Under the provisions of the Act that came into force at the beginning of the month, many care homes must have a registered manager who is appropriately experienced and qualified. This was also a requirement under the old legislation, the Care Standards Act 2000.

CQC announced that so far it had newly registered the care providers operating about 20,000 adult social care service locations under the Health and Social Care Act. Just over 15,000 of these locations are residential care homes.

Most of the others are home-care agencies and nurses agencies. However, around 1,000 care homes (operated by more than 500 different providers) had a condition placed on them that they appoint a registered manager by 1 April 2011.

Not all care homes need to have a registered manager – CQC said that registered providers who manage their own services on a day-to-day basis do not need to also register as managers.

Cynthia Bower, CQC’s chief executive, said: “It has been recognised in the care sector for some time that there is a shortage of experienced and qualified managers. While we have been undertaking the enormous task of re-registering thousands of care services, the scale of this has become clearer.

“The lack of a registered manager does not necessarily mean that people are receiving poor care, but we know from experience that care services without leadership can struggle to address any problems that may arise. Good-quality care is led by good management.

“We know that some providers struggle to find suitably qualified people to take on this role. The sector as a whole needs to take a robust approach to seeking solutions to the shortage of registered managers. It cannot be allowed to continue indefinitely.

“We will use our enforcement powers in the best interests of people who use services. If a care provider is genuinely trying to appoint a registered manager and the quality of care is good, it might not be in the service users’ best interests for us to take enforcement action immediately. But if we find that people are being put at risk because there is no registered manager, then we will take action.”

Under the new Act, CQC has registered about 9,400 providers of adult social care (with a total of 20,000 different service locations), and 600 providers of independent healthcare (with 1,500 locations such as hospitals and cosmetic surgery clinics).
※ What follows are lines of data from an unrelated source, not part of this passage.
 template <class S>
-__device__ __forceinline__ void assign_selectors(S& s, const u8* nar, const unsigned long long* hmask, u32 m, u32 nsel, u32 ntab,
+__device__ __forceinline__ void assign_selectors(S& s, u32& pos, const u8* nar, const unsigned long long* hmask, u32 m, u32 nsel, u32 ntab,
                                                  bool any_hi) {
-  const u32 tid = threadIdx.x, lane = tid % HF_COPIES;
-  TileRegs tr;
-  tile_fetch(tr, nar, hmask, 0, nsel, any_hi);
-  for (u32 g0 = 0; g0 < nsel; g0 += HF_TILE_GROUPS) {
-    tile_store(tr, s.tile);
-    const unsigned long long hm = tr.hm;
-    __syncthreads();
-    if (g0 + HF_TILE_GROUPS < nsel) tile_fetch(tr, nar, hmask, g0 + HF_TILE_GROUPS, nsel, any_hi);
-    const u32 g = g0 + tid;
-    if (g < nsel) {
-      const u32 cnt = min(50u, m - 50u * g);
-      u32 ae = 0, ao = 0;
-      for_group(s.tile, cnt, hm, [&](u32 sy) {
-        const u32 v = s.tbl[sy][lane];
-        ae += v & HF_EVEN;
-        ao += (v >> 5) & HF_EVEN;
-      });
-      const u32 c[HUFF_MAXGROUPS] = {ae & 1023u, ao & 1023u, (ae >> 10) & 1023u, (ao >> 10) & 1023u, ae >> 20, ao >> 20};
-      u32 best = 0, bc = c[0];
-#pragma unroll
-      for (u32 t = 1; t < HUFF_MAXGROUPS; t++)
-        if (t < ntab && c[t] < bc) { best = t; bc = c[t]; }
-      s.sel[g] = (u8)best;
-      s.cost[g] = (u16)bc;
-    }
-    __syncthreads();
-  }
+  const u32* tl = &s.tbl[0][threadIdx.x % HF_COPIES];
+  stream_groups(s, pos, nar, hmask, m, nsel, any_hi, [&](u32 g, const u8* tile, u32 base, u32 cnt, unsigned long long hm) {
+    u32 ae = 0, ao = 0, to = 0, k = 0;
+    for_group(tile, base, cnt, hm, [&](u32 sy) {
+      const u32 v = tl[sy * HF_COPIES];
+      ae += v & HF_EVEN;
+      to += v & HF_ODD;
+      if (++k == 4) { ao += to >> 5; to = 0; k = 0; }
+    });
+    ao += to >> 5;
+    const u32 c[HUFF_MAXGROUPS] = {ae & 1023u, ao & 1023u, (ae >> 10) & 1023u, (ao >> 10) & 1023u, ae >> 20, ao >> 20};
+    u32 best = 0, bc = c[0];
+#pragma unroll
+    for (u32 t = 1; t < HUFF_MAXGROUPS; t++)
+      if (t < ntab && c[t] < bc) { best = t; bc = c[t]; }
+    s.sel[g] = (u8)best;
+    s.cost[g] = (u16)bc;
+  });
 }
 
 template <class S>
-__device__ __forceinline__ void recount(S& s, const u8* nar, const unsigned long long* hmask, u32 m, u32 nsel, u32 ntab, bool any_hi) {
-  const u32 tid = threadIdx.x;
-  for (u32 i = tid; i < ntab * (HUFF_MAXSYM + 2); i += HF_THREADS) (&s.freq[0][0])[i] = 0;
-  TileRegs tr;
-  tile_fetch(tr, nar, hmask, 0, nsel, any_hi);
-  __syncthreads();
-  for (u32 g0 = 0; g0 < nsel; g0 += HF_TILE_GROUPS) {
-    tile_store(tr, s.tile);
-    const unsigned long long hm = tr.hm;
-    __syncthreads();
-    if (g0 + HF_TILE_GROUPS < nsel) tile_fetch(tr, nar, hmask, g0 + HF_TILE_GROUPS, nsel, any_hi);
-    const u32 g = g0 + tid;
-    if (g < nsel) {
-      u32* f = s.freq[s.sel[g]];
-      for_group(s.tile, min(50u, m - 50u * g), hm, [&](u32 sy) { atomicAdd(&f[sy], 1u); });
-    }
-    __syncthreads();
-  }
+__device__ __forceinline__ void recount(S& s, u32& pos, const u8* nar, const unsigned long long* hmask, u32 m, u32 nsel, u32 ntab, bool any_hi) {
+  for (u32 i = threadIdx.x; i < ntab * (HUFF_MAXSYM + 2); i += HF_THREADS) (&s.freq[0][0])[i] = 0;
+  stream_groups(s, pos, nar, hmask, m, nsel, any_hi, [&](u32 g, const u8* tile, u32 base, u32 cnt, unsigned long long hm) {
+    u32* f = s.freq[s.sel[g]];
+    for_group(tile, base, cnt, hm, [&](u32 sy) { atomicAdd(&f[sy], 1u); });
+  });
 }
 
 __device__ __forceinline__ u32 mtf6_find(u32 list, u32 v) {
@@ -327,12 +344,20 @@
   const bool any_hi = any_hi_arr[blk] != 0;
   u32 target;
   if (m >= 2400) target = 6; else if (m >= 1200) target = 5; else if (m >= 600) target = 4; else if (m >= 200) target = 3; else target = 2;
+  HF_STAMP_INIT
+  if (tid == 0) {
+    for (u32 i = 0; i < HF_RING; i++) mbar_init(&s.bar[i], 1);
+    mbar_fence_init();
+  }
+  u32 pos = 0;
   for (u32 i = tid; i < A; i += HF_THREADS) { s.freq[0][i] = freq0[(size_t)blk * HUFF_MAXSYM + i]; s.freq[1][i] = 1; }
   __syncthreads();
   u32 ng = 2;
   build_tables(s, ng, A);
+  HF_STAMP(HS_BUILD);
   while (ng < target) {
-    assign_selectors(s, nar, hmask, m, nsel, ng, any_hi);
+    assign_selectors(s, pos, nar, hmask, m, nsel, ng, any_hi);
+    HF_STAMP(HS_ASSIGN);
     if (tid < HUFF_MAXGROUPS) s.gcount[tid] = 0;
     for (u32 i = tid; i < 1024; i += HF_THREADS) s.chist[i] = 0;
     __syncthreads();
@@ -386,11 +411,17 @@
     }
     __syncthreads();
     ng++;
-    recount(s, nar, hmask, m, nsel, ng, any_hi);
+    HF_STAMP(HS_SPLIT);
+    recount(s, pos, nar, hmask, m, nsel, ng, any_hi);
+    HF_STAMP(HS_RECOUNT);
     build_tables(s, ng, A);
-  }
-  assign_selectors(s, nar, hmask, m, nsel, ng, any_hi);
+    HF_STAMP(HS_BUILD);
+  }
+  assign_selectors(s, pos, nar, hmask, m, nsel, ng, any_hi);
+  HF_STAMP(HS_ASSIGN);
   write_block(s, blk, m, alpha, nsel, ng, used, sel_out, selmtf_out, hb, goff_out);
+  HF_STAMP(HS_WRITE);
+  HF_STAMP_DONE;
 }
 
 struct LbHeap {
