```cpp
int launch_pad_tail(int32_t* tokens_out, float* scores_out, int row0, int R, int n_steps, int from, int pad_id, hipStream_t stream) {
    if (R <= 0 || from >= n_steps) return 0;
    pad_tail_kernel<<<R, 256, 0, stream>>>(tokens_out, scores_out, row0, n_steps, from, pad_id);
    return 0;
}
```

yourmt3_amd/csrc/kernels.h:

```cpp
#pragma once
#include <hip/hip_runtime.h>
#include <stdint.h>
#include "common.h"

struct FrontendTables {
    const float* window;
    const float2* tw;
    const float2* untw;
    const int* mel_start;
    const int* mel_len;
    const int* mel_off;
    const float* mel_w;
    int n_fft, hop, n_mels, n_samples, n_frames, n_mel_w;
    float log_floor;
};
int launch_logmel(const FrontendTables& t, const float* audio, float* mel, int B, hipStream_t stream);

struct IngestArgs {
    const void* pcm;
    const float* taps;
    float* out;
    long long n_in, n_out, n_total, r;
    int up, down, J, Jp, n_channels, s16, window;
};
int launch_ingest(const IngestArgs& a, hipStream_t stream);

enum GemmEpilogue {
    EPI_F32 = 0,
    EPI_BF16 = 1,
    EPI_BF16_RELU = 2,
    EPI_RESID = 3,
    EPI_KV_HEADMAJOR = 4,
};
struct GemmArgs {
    const bf16_t* A; const bf16_t* W; void* out; const float* bias;
    int M, N, K, lda, ldw, ldc;
    int T, H, n_seg;
};
int launch_gemm(int epilogue, const GemmArgs& a, hipStream_t stream);
int init_gemm_kernels();

int launch_rmsnorm(const float* x, const float* gain, bf16_t* out, int M, int d, float eps, hipStream_t stream);
int launch_f32_to_bf16(const float* x, bf16_t* out, size_t n, hipStream_t stream);
int launch_broadcast_bf16(const bf16_t* src, float* out, int B, size_t n, hipStream_t stream);

int init_enc_attn_kernels();
int launch_enc_attention_qkv(const bf16_t* q, int ldq, const bf16_t* k, const bf16_t* v, int ldkv, const float* bias_off,
                             bf16_t* out, int B, int T, int H, hipStream_t stream);
int launch_enc_attention(const bf16_t* qkv, const float* bias_off, bf16_t* out, int B, int T, int H, hipStream_t stream);

struct SeqAttnArgs {
    const bf16_t* q; const bf16_t* k; const bf16_t* v; bf16_t* out;
    const float* bias_off;
    int n_seq, H, Tq, Tk, inner_n;
    long long q_outer, q_inner, q_step, kv_outer, kv_inner, kv_step, o_outer, o_inner, o_step;
};
int launch_seq_attention(const SeqAttnArgs& a, hipStream_t stream);
int launch_spec_embed(const float* mel, const float* w, const bf16_t* pos, const float* gain, bf16_t* out, long long n_rows, int F, int d,
                      float eps, hipStream_t stream);

struct DecodeShared {
    int step;
    int done_count;
    int n_steps;
    int step0;
    int n_unfinished;
    int n_prompt;
    int32_t* tokens_out;
    const int32_t* forced;
    float* logits_out;
    const int32_t* prompt;
    float* scores_out;
    const uint32_t* c_allowed;
    const int32_t* c_next;
    int c_words;
};

struct ConstraintView {
    const uint32_t* allowed;
    const int32_t* next;
    int words, n_states;
    const int32_t* start;
};

constexpr int SSQ_TILES = 32;

struct DecGemmArgs {
    const float* x_f32;
    const float* gain;
    const bf16_t* a_bf16;
    const bf16_t* W;
    int row0, R, N, K;
    float eps;
    bf16_t* out_bf16;
    float* out_f32;
    bf16_t* kcache;
    bf16_t* vcache;
    int H, L;
    const DecodeShared* shared;
    const int* row_pos;
    unsigned long long* stamp;
    float* ssq;
    int ssq_stride;
    const float* part;
    const float* pend_y;
    float* h_out;
    int mid_rows;
};
constexpr int DEC_GEMM_MID_ROWS = 512;
struct ChainArgs {
    const bf16_t *w0, *w1, *w2, *w3;
    const bf16_t* attn;
    const float* part;
    float* h;
    float* ssq; int ssq_stride;
    const float *gain1, *gain3;
    bf16_t* dff;
    int d_ff;
    int mode3, N3;
    bf16_t* out_q; bf16_t* kcache; bf16_t* vcache;
    float* logits;
    int H, L;
    const DecodeShared* shared; const int* row_pos;
    int row0, R;
    float eps;
    unsigned* sync;
    unsigned* host_abort;
    unsigned long long* stamp;
    unsigned* sync_abort;
    int nsub;
};
constexpr int CHAIN_LINE = 32;
constexpr int CHAIN_TILES_MAX = 16;
constexpr int CHAIN_COUNTERS = 3 * CHAIN_TILES_MAX * 8;
constexpr int CHAIN_ABORT_WORD = CHAIN_COUNTERS * CHAIN_LINE;
constexpr int CHAIN_SYNC_WORDS = (CHAIN_COUNTERS + 1) * CHAIN_LINE;
int init_chain_kernels();
bool dec_chain_fits(int n_cus);
bool dec_attention_pair_fits(int n_cus);
int launch_dec_chain(const ChainArgs& c, hipStream_t stream);
int launch_chain_poison(const unsigned* sync, int32_t* tokens, float* scores, long long n, hipStream_t stream);

struct StepLayer {
    const bf16_t *wo, *wq_c, *wo_c, *wi, *wo2, *w3;
    const float *ln2, *ln3, *gain3;
    const bf16_t *kself, *vself;
    const bf16_t *kcross, *vcross;
    bf16_t *knext, *vnext;
    int N3, last;
};
struct StepArgs {
    int n_layers, R, T, L, ssq_stride;
    float eps;
    int tiles_free, pad_;
    bf16_t* q; bf16_t* attn; float* opart; float* h; float* ssq; bf16_t* dff; float* logits;
    const float* bias;
    const DecodeShared* shared; const int* row_pos;
    unsigned* sync;
    unsigned* pair_rows;
    unsigned* abort_word; unsigned* host_abort;
    unsigned long long* stamp;
    StepLayer layer[8];
};
constexpr int STEP_SYNC_LINES_PER_LAYER = CHAIN_COUNTERS + 32 + 32;
constexpr int STEP_SYNC_LINES = 9 * STEP_SYNC_LINES_PER_LAYER;
int init_step_kernel();
bool dec_step_fits(int n_cus);
int launch_dec_step(const StepArgs& s, hipStream_t stream);
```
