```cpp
template <class F>
__device__ __forceinline__ void dft16_layer2_emit(float2 (&v)[16], F&& emit) {
    dft4(v[0], v[1], v[2], v[3]);
    emit(std::integral_constant<int, 0>{}, v[0], v[1], v[2], v[3]);
    __builtin_amdgcn_sched_barrier(0);
    dft4_tw<true>(v[4], v[5], v[6], v[7], make_float2(1.f, 0.f), make_float2(RMX_C1, -RMX_S1),
                  make_float2(RMX_RH, -RMX_RH), make_float2(RMX_S1, -RMX_C1));
    emit(std::integral_constant<int, 1>{}, v[4], v[5], v[6], v[7]);
    __builtin_amdgcn_sched_barrier(0);
    {
        float2 &a0 = v[8], &a1 = v[9], &a2 = v[10], &a3 = v[11];
        const float2 t0 = make_float2(a0.x + a2.y, a0.y - a2.x);
        const float2 t1 = make_float2(a0.x - a2.y, a0.y + a2.x);
        const float2 A1 = make_float2((a1.x + a1.y) * RMX_RH, (a1.y - a1.x) * RMX_RH);
        const float2 t2 = cfma(A1, a3, make_float2(-RMX_RH, -RMX_RH));
        const float2 t3 = twice_minus(A1, t2);
        dft4_tail(a0, a1, a2, a3, t0, t1, t2, t3);
    }
    emit(std::integral_constant<int, 2>{}, v[8], v[9], v[10], v[11]);
    __builtin_amdgcn_sched_barrier(0);
    dft4_tw<true>(v[12], v[13], v[14], v[15], make_float2(1.f, 0.f), make_float2(RMX_S1, -RMX_C1),
                  make_float2(-RMX_RH, -RMX_RH), make_float2(-RMX_C1, RMX_S1));
    emit(std::integral_constant<int, 3>{}, v[12], v[13], v[14], v[15]);
    __builtin_amdgcn_sched_barrier(0);
}

__device__ __forceinline__ void dft16(float2 (&v)[16]) {
    dft4(v[0], v[4], v[8], v[12]);
    dft4(v[1], v[5], v[9], v[13]);
    dft4(v[2], v[6], v[10], v[14]);
    dft4(v[3], v[7], v[11], v[15]);
    dft16_layer2(v);
}

template <bool W0_IS_ONE>
__device__ __forceinline__ void dft16_tw(float2 (&v)[16], const float2 (&w)[16]) {
    dft4_tw<W0_IS_ONE>(v[0], v[4], v[8], v[12], w[0], w[4], w[8], w[12]);
    dft4_tw<false>(v[1], v[5], v[9], v[13], w[1], w[5], w[9], w[13]);
    dft4_tw<false>(v[2], v[6], v[10], v[14], w[2], w[6], w[10], w[14]);
    dft4_tw<false>(v[3], v[7], v[11], v[15], w[3], w[7], w[11], w[15]);
    dft16_layer2(v);
}

struct C16 {
    float re[16], im[16];
    __device__ __forceinline__ float2 get(int q) const { return make_float2(re[q], im[q]); }
    __device__ __forceinline__ void set(int q, float x, float y) { re[q] = x; im[q] = y; }
};
template <bool W0_IS_ONE>
__device__ __forceinline__ void dft16_tw_l1(float2 (&v)[16], const C16& w) {
    dft4_tw<W0_IS_ONE>(v[0], v[4], v[8], v[12], w.get(0), w.get(4), w.get(8), w.get(12));
    dft4_tw<false>(v[1], v[5], v[9], v[13], w.get(1), w.get(5), w.get(9), w.get(13));
    dft4_tw<false>(v[2], v[6], v[10], v[14], w.get(2), w.get(6), w.get(10), w.get(14));
    dft4_tw<false>(v[3], v[7], v[11], v[15], w.get(3), w.get(7), w.get(11), w.get(15));
}
template <bool W0_IS_ONE>
__device__ __forceinline__ void dft16_tw(float2 (&v)[16], const C16& w) {
    dft16_tw_l1<W0_IS_ONE>(v, w);
    dft16_layer2(v);
}

__device__ __forceinline__ void dft16_tw_row_l1(float2 (&v)[16], const float4* row, float4 f0, float4 f1) {
    dft4_tw<true>(v[0], v[4], v[8], v[12], make_float2(1.0f, 0.0f), make_float2(f0.x, f0.y), make_float2(f0.z, f0.w),
                  make_float2(f1.x, f1.y));
    const float4 f2 = row[2], f3 = row[3];
    dft4_tw<false>(v[1], v[5], v[9], v[13], make_float2(f1.z, f1.w), make_float2(f2.x, f2.y), make_float2(f2.z, f2.w),
                   make_float2(f3.x, f3.y));
    const float4 f4 = row[4], f5 = row[5];
    dft4_tw<false>(v[2], v[6], v[10], v[14], make_float2(f3.z, f3.w), make_float2(f4.x, f4.y), make_float2(f4.z, f4.w),
                   make_float2(f5.x, f5.y));
    const float4 f6 = row[6], f7 = row[7];
    dft4_tw<false>(v[3], v[7], v[11], v[15], make_float2(f5.z, f5.w), make_float2(f6.x, f6.y), make_float2(f6.z, f6.w),
                   make_float2(f7.x, f7.y));
}
__device__ __forceinline__ void dft16_tw_row_l1(float2 (&v)[16], const float4* row) {
    dft16_tw_row_l1(v, row, row[0], row[1]);
}
__device__ __forceinline__ void dft16_tw_row(float2 (&v)[16], const float4* row, float4 f0, float4 f1) {
    dft16_tw_row_l1(v, row, f0, f1);
    dft16_layer2(v);
}
__device__ __forceinline__ void dft16_tw_row(float2 (&v)[16], const float4* row) {
    dft16_tw_row_l1(v, row);
    dft16_layer2(v);
}

__device__ __forceinline__ void cmul_inplace(float& x, float& y, float wr, float wi) {
    float tmp;
    asm volatile("v_mul_f32 %2, %0, %4\n\tv_mul_f32 %0, %0, %3\n\tv_fma_f32 %0, -%1, %4, %0\n\tv_fma_f32 %1, %1, %3, %2"
                 : "+v"(x), "+v"(y), "=&v"(tmp)
                 : "s"(wr), "s"(wi));
}

__device__ __forceinline__ void cmul4_inplace(float& x0, float& y0, float& x1, float& y1, float& x2, float& y2,
                                              float& x3, float& y3, float2 w0, float2 w1, float2 w2, float2 w3) {
    float tmp;
#define RMX_CM(X, Y, WR, WI)                                                                              \
    "v_mul_f32 %8, %" #X ", %" #WI "\n\tv_mul_f32 %" #X ", %" #X ", %" #WR "\n\tv_fma_f32 %" #X ", -%" #Y \
    ", %" #WI ", %" #X "\n\tv_fma_f32 %" #Y ", %" #Y ", %" #WR ", %8\n\t"
    asm volatile(RMX_CM(0, 1, 9, 10) RMX_CM(2, 3, 11, 12) RMX_CM(4, 5, 13, 14) RMX_CM(6, 7, 15, 16)
                 : "+v"(x0), "+v"(y0), "+v"(x1), "+v"(y1), "+v"(x2), "+v"(y2), "+v"(x3), "+v"(y3), "=&v"(tmp)
                 : "s"(w0.x), "s"(w0.y), "s"(w1.x), "s"(w1.y), "s"(w2.x), "s"(w2.y), "s"(w3.x), "s"(w3.y));
#undef RMX_CM
}

__device__ __forceinline__ float2 w32(int q) {
    constexpr float c[16] = {1.0f, 0.98078528040323044913f, 0.92387953251128675613f,
                             0.83146961230254523708f, 0.70710678118654752440f,
                             0.55557023301960222474f, 0.38268343236508977173f,
                             0.19509032201612826785f, 0.0f, -0.19509032201612826785f,
                             -0.38268343236508977173f, -0.55557023301960222474f,
                             -0.70710678118654752440f, -0.83146961230254523708f,
                             -0.92387953251128675613f, -0.98078528040323044913f};
    constexpr float s[16] = {0.0f, 0.19509032201612826785f, 0.38268343236508977173f,
                             0.55557023301960222474f, 0.70710678118654752440f,
                             0.83146961230254523708f, 0.92387953251128675613f,
                             0.98078528040323044913f, 1.0f, 0.98078528040323044913f,
                             0.92387953251128675613f, 0.83146961230254523708f,
                             0.70710678118654752440f, 0.55557023301960222474f,
                             0.38268343236508977173f, 0.19509032201612826785f};
    return make_float2(c[q], -s[q]);
}

constexpr int kBcRow = 34;
constexpr int kBcHalf = 16 * kBcRow;
constexpr int kXchgF2 = 16 * kBcHalf;

__device__ __forceinline__ void wave_lds_fence() {
    __builtin_amdgcn_fence(__ATOMIC_RELEASE, "wavefront");
    __builtin_amdgcn_s_waitcnt(0xC07F);
    __builtin_amdgcn_wave_barrier();
    __builtin_amdgcn_fence(__ATOMIC_ACQUIRE, "wavefront");
}

__device__ __forceinline__ void wave_lds_order() {
    __builtin_amdgcn_fence(__ATOMIC_RELEASE, "wavefront");
    __builtin_amdgcn_wave_barrier();
    __builtin_amdgcn_fence(__ATOMIC_ACQUIRE, "wavefront");
// ... 184 lines not shown
```

radio-mapper_amd/csrc/kwin.hpp:

```cpp
#pragma once
#include <hip/hip_runtime.h>

#include <cmath>
#include <type_traits>
#include <vector>

#include "fft_r16.hpp"

#ifndef RMX_KWIN_LOAD_AUX
#define RMX_KWIN_LOAD_AUX 0
#endif
#ifndef RMX_KWIN_STORE_AUX
#define RMX_KWIN_STORE_AUX 0
#endif

namespace rmx {

using u32x4 = unsigned int __attribute__((ext_vector_type(4)));
using u32x2 = unsigned int __attribute__((ext_vector_type(2)));
using f32x4 = float __attribute__((ext_vector_type(4)));
using f32x2 = float __attribute__((ext_vector_type(2)));

constexpr int kLdsXchg = kXchgF2 * 8;
constexpr int kLdsTw2 = 16 * kTw2RowF2 * 8;
constexpr int kLdsRed = 64;
constexpr int kLdsBytes = kLdsXchg + kLdsTw2 + kLdsRed;

__device__ __forceinline__ void load_tw2_to_lds(float2* tw2_lds, const float2* __restrict__ tw2_g, int t) {
    if (t < 256) tw2_lds[(t >> 4) * kTw2RowF2 + (t & 15)] = tw2_g[t];
}

__device__ __forceinline__ void load_tw2_to_lds_grouped(float2* tw2_lds, const float2* __restrict__ tw2_g, int t) {
    if (t < 256) {
        const int a = t >> 4, q = t & 15;
        tw2_lds[a * kTw2RowF2 + (q == 0 ? 15 : 4 * (q & 3) + (q >> 2) - 1)] = tw2_g[t];
    }
}

__device__ __forceinline__ void load_tw1(float2 (&tw1)[16], const float4* __restrict__ tw1_g, int t) {
#pragma unroll
    for (int j = 0; j < 8; ++j) {
        const float4 w = tw1_g[j * kThreads + t];
        tw1[2 * j] = make_float2(w.x, w.y);
        tw1[2 * j + 1] = make_float2(w.z, w.w);
    }
}

constexpr int kLdsWinImg = kLdsXchg;
constexpr int kLdsWinTw2 = 2 * kLdsWinImg;
#ifdef RMX_KWIN_PEAK2
constexpr int kResSlots = 4;
constexpr int kResBatch = 3;
constexpr int kHaloRows = 7;
#ifndef RMX_KWIN_RES_MASK
#define RMX_KWIN_RES_MASK 3
#endif
#else
#ifndef RMX_KWIN_RES_MASK
#define RMX_KWIN_RES_MASK 7
#endif
constexpr int kResSlots = 8;
constexpr int kResBatch = 7;
constexpr int kHaloRows = 4;
#endif
constexpr int kLdsWinHalo = kLdsWinTw2 + kLdsTw2;
constexpr int kLdsWinRed = kLdsWinHalo + kResSlots * 8 * kHaloRows * 16 * 4;
constexpr int kLdsWinOidx = kLdsWinRed + kResSlots * 8 * 16;
constexpr int kLdsWinBytes = kLdsWinOidx + kResSlots * 4;
static_assert(kLdsWinBytes <= 160 * 1024, "k_win LDS");

__device__ __forceinline__ void k_to_owner(int kk, int& tt, int& q) {
    const int par = (kk >= kM - 1) ? 0 : 1;
    const int n = par ? (kk + 1) : (kk - (kM - 1));
    tt = 2 * (n & 255) + par;
    q = n >> 8;
}

template <bool BOUNDED = false>
__device__ __forceinline__ void resolve_batch(int lane, const float4* red, const float* halo, const int* oidx,
                                              int first, int cnt, long obase, float out_scale,
                                              int* __restrict__ lag_int, float* __restrict__ lag_frac,
                                              float* __restrict__ peak, LagBounds lb = {}, long w = 0) {
    const int g = lane >> 3, r = lane & 7;
    const bool act = g < cnt;
    const int slot = (first + g) & (kResSlots - 1);
    const float* rf = reinterpret_cast<const float*>(red) + 4 * (slot * 8 + r);
    const int* ri = reinterpret_cast<const int*>(rf);
    const float ex = act ? rf[0] : -3.0f;
    const int k = act ? ri[1] : 0x7fffffff;
    const float tm = rf[2], tp = rf[3];
    const int out = oidx[slot];
    float gmax = ex;
    gmax = fmaxf(gmax, __builtin_bit_cast(float, dpp_i<0xB1>(__builtin_bit_cast(int, gmax))));
    gmax = fmaxf(gmax, __builtin_bit_cast(float, dpp_i<0x4E>(__builtin_bit_cast(int, gmax))));
    gmax = fmaxf(gmax, __builtin_bit_cast(float, dpp_i<0x141>(__builtin_bit_cast(int, gmax))));
    int kstar = (ex == gmax) ? k : 0x7fffffff;
// ... 160 lines not shown
```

The extent of the quango’s red tape also revealled that a further 600 providers across adult social care and independent healthcare are resubmitting their applications after their original applications were incomplete or it was unclear which registered activities they needed to register for.

A further 430 have not yet been asked to apply, because they were registered near the end of the old system under the Care Standards Act 2000 and consequently are the last to transfer to the new one.

A further 1,300 providers have not yet applied for registration. CQC said they included those who had proved difficult to contact, some of whom may no longer be operating; all of them would be followed up to establish whether they needed to register or not.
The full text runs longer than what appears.